So we have two identical carrier waves that are out of phase with each
other by 90° (called quadrature carriers or quadrature components). Each
carrier is amplitude modulated by a different function I(t) and Q(t).
 The two modulated waves are summed, and the resulting waveform is a
combination of both phase modulation (PM) and amplitude modulation.

Why not simply modulating one signal carrier both in phase and amplitude: 

I(t)cos[wt+ theta(t)]?

What do we really gain from considering two carrier waves? It seems that
great advantages show up at the demodulating end where we can easily
extract the two functions I(t) and Q(t).

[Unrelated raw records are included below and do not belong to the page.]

template <int ROLE>
__device__ __forceinline__ void up2_role(const Up2Params &p, unsigned char *lds) {
    const TileRun run = tile_run(p.ntiles);
    if (run.count == 0) return;

    if constexpr (ROLE == ROLE_STAGE) {
        const int ptid = (int)threadIdx.x - NMMA;
        const __amdgpu_buffer_rsrc_t a_rsrc = __builtin_amdgcn_make_buffer_rsrc(const_cast<float *>(p.in), 0, (int)p.in_bytes, 0x00020000);
        const bool watch = p.range_flag != nullptr;
        float vmax = 0.f;
        const int h = p.H >> 1, w = p.W >> 1;
        int by[MAXU], bx[MAXU], upx[MAXU];
#pragma unroll
        for (int it = 0; it < MAXU; ++it) {
            const int b = (ptid + it * NSTAGE) >> 4;
            by[it] = b / BWC; bx[it] = b - by[it] * BWC;
            upx[it] = b < NBLK ? 2 * by[it] * PW + 2 * bx[it] : -1;
        }
        const int p16 = ptid & 15;
        u32x4 rq[MAXU][4];
        int uflag[MAXU];
        auto load_quads = [&](int t) {
            const TilePos tp = tile_pos(p, t);
#pragma unroll
            for (int it = 0; it < MAXU; ++it) {
                const int iy = (tp.ty0 >> 1) - 1 + by[it], ix = (tp.tx0 >> 1) - 1 + bx[it];
                const int ya = min(max(iy, 0), h - 1), yb = min(max(iy + 1, 0), h - 1), xa = min(max(ix, 0), w - 1), xb = min(max(ix + 1, 0), w - 1);
                const unsigned base = (unsigned)(tp.img * h) * (unsigned)w, q16 = (unsigned)p16 * 16u;
                const bool live = upx[it] >= 0;
                const unsigned o0 = live ? ((base + ya * w + xa) * p.in_ld) * 4u + q16 : OOB, o1 = live ? ((base + ya * w + xb) * p.in_ld) * 4u + q16 : OOB;
                const unsigned o2 = live ? ((base + yb * w + xa) * p.in_ld) * 4u + q16 : OOB, o3 = live ? ((base + yb * w + xb) * p.in_ld) * 4u + q16 : OOB;
                rq[it][0] = __builtin_amdgcn_raw_buffer_load_b128(a_rsrc, o0, 0, 0);
                rq[it][1] = __builtin_amdgcn_raw_buffer_load_b128(a_rsrc, o1, 0, 0);
                rq[it][2] = __builtin_amdgcn_raw_buffer_load_b128(a_rsrc, o2, 0, 0);
                rq[it][3] = __builtin_amdgcn_raw_buffer_load_b128(a_rsrc, o3, 0, 0);
                uflag[it] = ((iy >= 0 && 2 * iy + 1 < p.H) ? 1 : 0) | ((2 * iy + 2 < p.H) ? 2 : 0) | ((ix >= 0 && 2 * ix + 1 < p.W) ? 4 : 0) |
                            ((2 * ix + 2 < p.W) ? 8 : 0) | (iy < 0 ? 16 : 0) | (ix < 0 ? 32 : 0);
            }
        };
        auto stage = [&](unsigned char *buf) {
            auto put_px = [&](int px, const f32x4 v) {
                u32x2 hi, lo;
                split4(v, hi, lo);
                if (watch) vmax = fmaxf(fmaxf(vmax, fmaxf(fabsf(v[0]), fabsf(v[1]))), fmaxf(fabsf(v[2]), fabsf(v[3])));
                const int piece = p16 & 7;
                unsigned char *row = buf + (p16 >> 3) * 2 * PLANE + px * 64 + (((piece >> 1) ^ ((px >> 1) & 2)) << 4) + (piece & 1) * 8;
                *reinterpret_cast<u32x2 *>(row) = hi;
                *reinterpret_cast<u32x2 *>(row + PLANE) = lo;
            };
#pragma unroll
            for (int it = 0; it < MAXU; ++it) {
                if (upx[it] < 0) continue;
                const int f = uflag[it];
                const f32x4 q00 = __builtin_bit_cast(f32x4, rq[it][0]), q01 = __builtin_bit_cast(f32x4, rq[it][1]);
                const f32x4 q10 = __builtin_bit_cast(f32x4, rq[it][2]), q11 = __builtin_bit_cast(f32x4, rq[it][3]);
                const f32x4 r0a = 0.75f * q00 + 0.25f * q10, r0b = 0.75f * q01 + 0.25f * q11;
                const f32x4 r1a = (f & 16) ? q10 : 0.25f * q00 + 0.75f * q10, r1b = (f & 16) ? q11 : 0.25f * q01 + 0.75f * q11;
                const f32x4 z = {0.f, 0.f, 0.f, 0.f};
                const f32x4 o00 = 0.75f * r0a + 0.25f * r0b, o01 = (f & 32) ? r0b : 0.25f * r0a + 0.75f * r0b;
                const f32x4 o10 = 0.75f * r1a + 0.25f * r1b, o11 = (f & 32) ? r1b : 0.25f * r1a + 0.75f * r1b;
                put_px(upx[it], (f & 5) == 5 ? o00 : z);
                put_px(upx[it] + 1, (f & 9) == 9 ? o01 : z);
                put_px(upx[it] + PW, (f & 6) == 6 ? o10 : z);
                put_px(upx[it] + PW + 1, (f & 10) == 10 ? o11 : z);
            }
        };
        load_quads(run.first);
#pragma unroll 1
        for (int j = -1; j < run.count; ++j) {
            if (j + 1 < run.count) {
                stage(lds + ((j + 1) & 1) * BUFB);
                if (j + 2 < run.count) load_quads(run.first + (j + 2) * run.stride);
            }
            __syncthreads();
        }
        if (watch && vmax > p.range_limit) atomicOr(p.range_flag, 1u);
    } else {
        const int lane = (int)threadIdx.x & 63, slice = (int)threadIdx.x >> 6, l15 = lane & 15, kg = lane >> 4;
        h16x8 wh[KT], wl[KT];
        {
            const __amdgpu_buffer_rsrc_t b_rsrc = __builtin_amdgcn_make_buffer_rsrc(const_cast<float *>(p.w), 0, (int)p.w_bytes, 0x00020000);
            const unsigned wo = (unsigned)((slice * 16 + l15) * KT) * 128u + (unsigned)kg * 16u;
#pragma unroll
            for (int kt = 0; kt < KT; ++kt) {
                wh[kt] = __builtin_bit_cast(h16x8, __builtin_amdgcn_raw_buffer_load_b128(b_rsrc, wo + kt * 128, 0, 0));
                wl[kt] = __builtin_bit_cast(h16x8, __builtin_amdgcn_raw_buffer_load_b128(b_rsrc, wo + kt * 128 + 64, 0, 0));
            }
        }
        const int c0 = slice * 16 + kg * 4;
        float sc[4], bi[4];
#pragma unroll
        for (int r = 0; r < 4; ++r) { sc[r] = p.scale ? p.scale[c0 + r] : 1.0f; bi[r] = p.bias ? p.bias[c0 + r] : 0.0f; }
        const ArsegAct ea = arseg_act(p.act, p.slope);
        const u32x4 o_rsrc = make_rsrc(p.out, p.out_bytes);
        unsigned swz[8];
#pragma unroll
        for (int j = 0; j < 8; ++j) swz[j] = (unsigned)(l15 * 64 + ((kg ^ (((l15 + j) >> 1) & 2)) << 4));

        __syncthreads();
#pragma unroll 1
        for (int j = 0; j < run.count; ++j) {
            const unsigned char *buf = lds + (j & 1) * BUFB;
            const unsigned char *pj[8];
#pragma unroll
            for (int i = 0; i < 8; ++i) pj[i] = buf + swz[i];
            f32x4 acc[TH];
#pragma unroll
            for (int mf = 0; mf < TH; ++mf) acc[mf] = f32x4{0.f, 0.f, 0.f, 0.f};
            h16x8 fh[2][2], fl[2][2];
            auto frags = [&](int g, h16x8 (&h)[2], h16x8 (&l)[2]) {
                const int ck = g / 36, tap = (g % 36) >> 2;
#pragma unroll
                for (int u = 0; u < 2; ++u) {
                    const int C = (2 * (g & 3) + u + tap / 3) * PW + tap % 3;
                    h[u] = *reinterpret_cast<const h16x8 *>(pj[C & 7] + 2 * ck * PLANE + C * 64);
                    l[u] = *reinterpret_cast<const h16x8 *>(pj[C & 7] + (2 * ck + 1) * PLANE + C * 64);
                }
            };
            frags(0, fh[0], fl[0]);
#pragma unroll
            for (int g = 0; g < 72; ++g) {
                if (g + 1 < 72) frags(g + 1, fh[(g + 1) & 1], fl[(g + 1) & 1]);
                const int kt = 2 * ((g % 36) >> 2) + g / 36;
#pragma unroll
                for (int u = 0; u < 2; ++u) {
                    const int mf = 2 * (g & 3) + u;
                    acc[mf] = __builtin_amdgcn_mfma_f32_16x16x32_f16(wh[kt], fl[g & 1][u], acc[mf], 0, 0, 0);
                    acc[mf] = __builtin_amdgcn_mfma_f32_16x16x32_f16(wl[kt], fh[g & 1][u], acc[mf], 0, 0, 0);
                    acc[mf] = __builtin_amdgcn_mfma_f32_16x16x32_f16(wh[kt], fh[g & 1][u], acc[mf], 0, 0, 0);
                }
                __builtin_amdgcn_sched_group_barrier(0x100, 4, 0);
                __builtin_amdgcn_sched_group_barrier(0x008, 6, 0);
                __builtin_amdgcn_sched_barrier(0);
            }
            const TilePos tp = tile_pos(p, run.first + j * run.stride);
            const int ox = tp.tx0 + l15;
#pragma unroll
            for (int mf = 0; mf < TH; ++mf) {
                const int oy = tp.ty0 + mf;
                f32x4 v;
#pragma unroll
                for (int r = 0; r < 4; ++r) v[r] = arseg_act_apply(acc[mf][r] * sc[r] + bi[r], ea);
                const unsigned m = ((unsigned)tp.img * (unsigned)p.H + (unsigned)oy) * (unsigned)p.W + (unsigned)ox;
                store16_buf(__builtin_bit_cast(u32x4, v), o_rsrc, (oy < p.H && ox < p.W) ? (m * (unsigned)p.out_ld + (unsigned)c0) * 4u : OOB);
            }
            __syncthreads();
        }
    }
}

But again, I am missing the
point.
What do we do with the functions I(t) and Q(t)?

Also, where is the "complex" stuff in this case?

thanks
fisico32

On Oct 2, 8:47=A0am, "fisico32" <kavanguj@n_o_s_p_a_m.gmail.com> wrote:
> ...
> based on my understanding, QAM modulation involves a carrier (sinusoidal)
> signal and we change (modulate) both the amplitude and phase at the same
> time to encode more bits per second....

That's true, but not a very useful description in practice.

>
> Wikipedia defines quadrature modulation as:
>
> s(t)=3DI(t)cos(wt)+ Q(t)sin(t).
>
> ...
> Why not simply modulating one signal carrier both in phase and amplitude:
>
> I(t)cos[wt+ theta(t)]?
>
> What do we really gain from considering two carrier waves? It seems that
> great advantages show up at the demodulating end where we can easily
> extract the two functions I(t) and Q(t). But again, I am missing the
> point.

Those great advantages are enough for many people. The advantages also
apply at the modulating end.

> What do we do with the functions I(t) and Q(t)?

Anything you could do with I(t) and theta(t), just more conveniently.

>
> Also, where is the "complex" stuff in this case?

The "complex" stuff just means having two components you can tell
apart and apply certain rules to. You can call them I() and Q() or you
could leave one term unlabeled and label the other with "j" or "i" or
you could use an ordered pair (x,y) as long as you apply the same
rules for operations.

Dale B. Dalrymple

fisico32 wrote:


> Wikipedia defines quadrature modulation as: 
> 
> s(t)=I(t)cos(wt)+ Q(t)sin(t).

Cartesian coordinates.

> Why not simply modulating one signal carrier both in phase and amplitude: 
> 
> I(t)cos[wt+ theta(t)]?

Polar coordinates.

> What do we really gain from considering two carrier waves?

Linearity.

> It seems that
> great advantages show up at the demodulating end where we can easily
> extract the two functions I(t) and Q(t). But again, I am missing the
> point.

Now try to define a filter which works with a signal in polar coordinates.

> What do we do with the functions I(t) and Q(t)? 
> Also, where is the "complex" stuff in this case?

Idiot.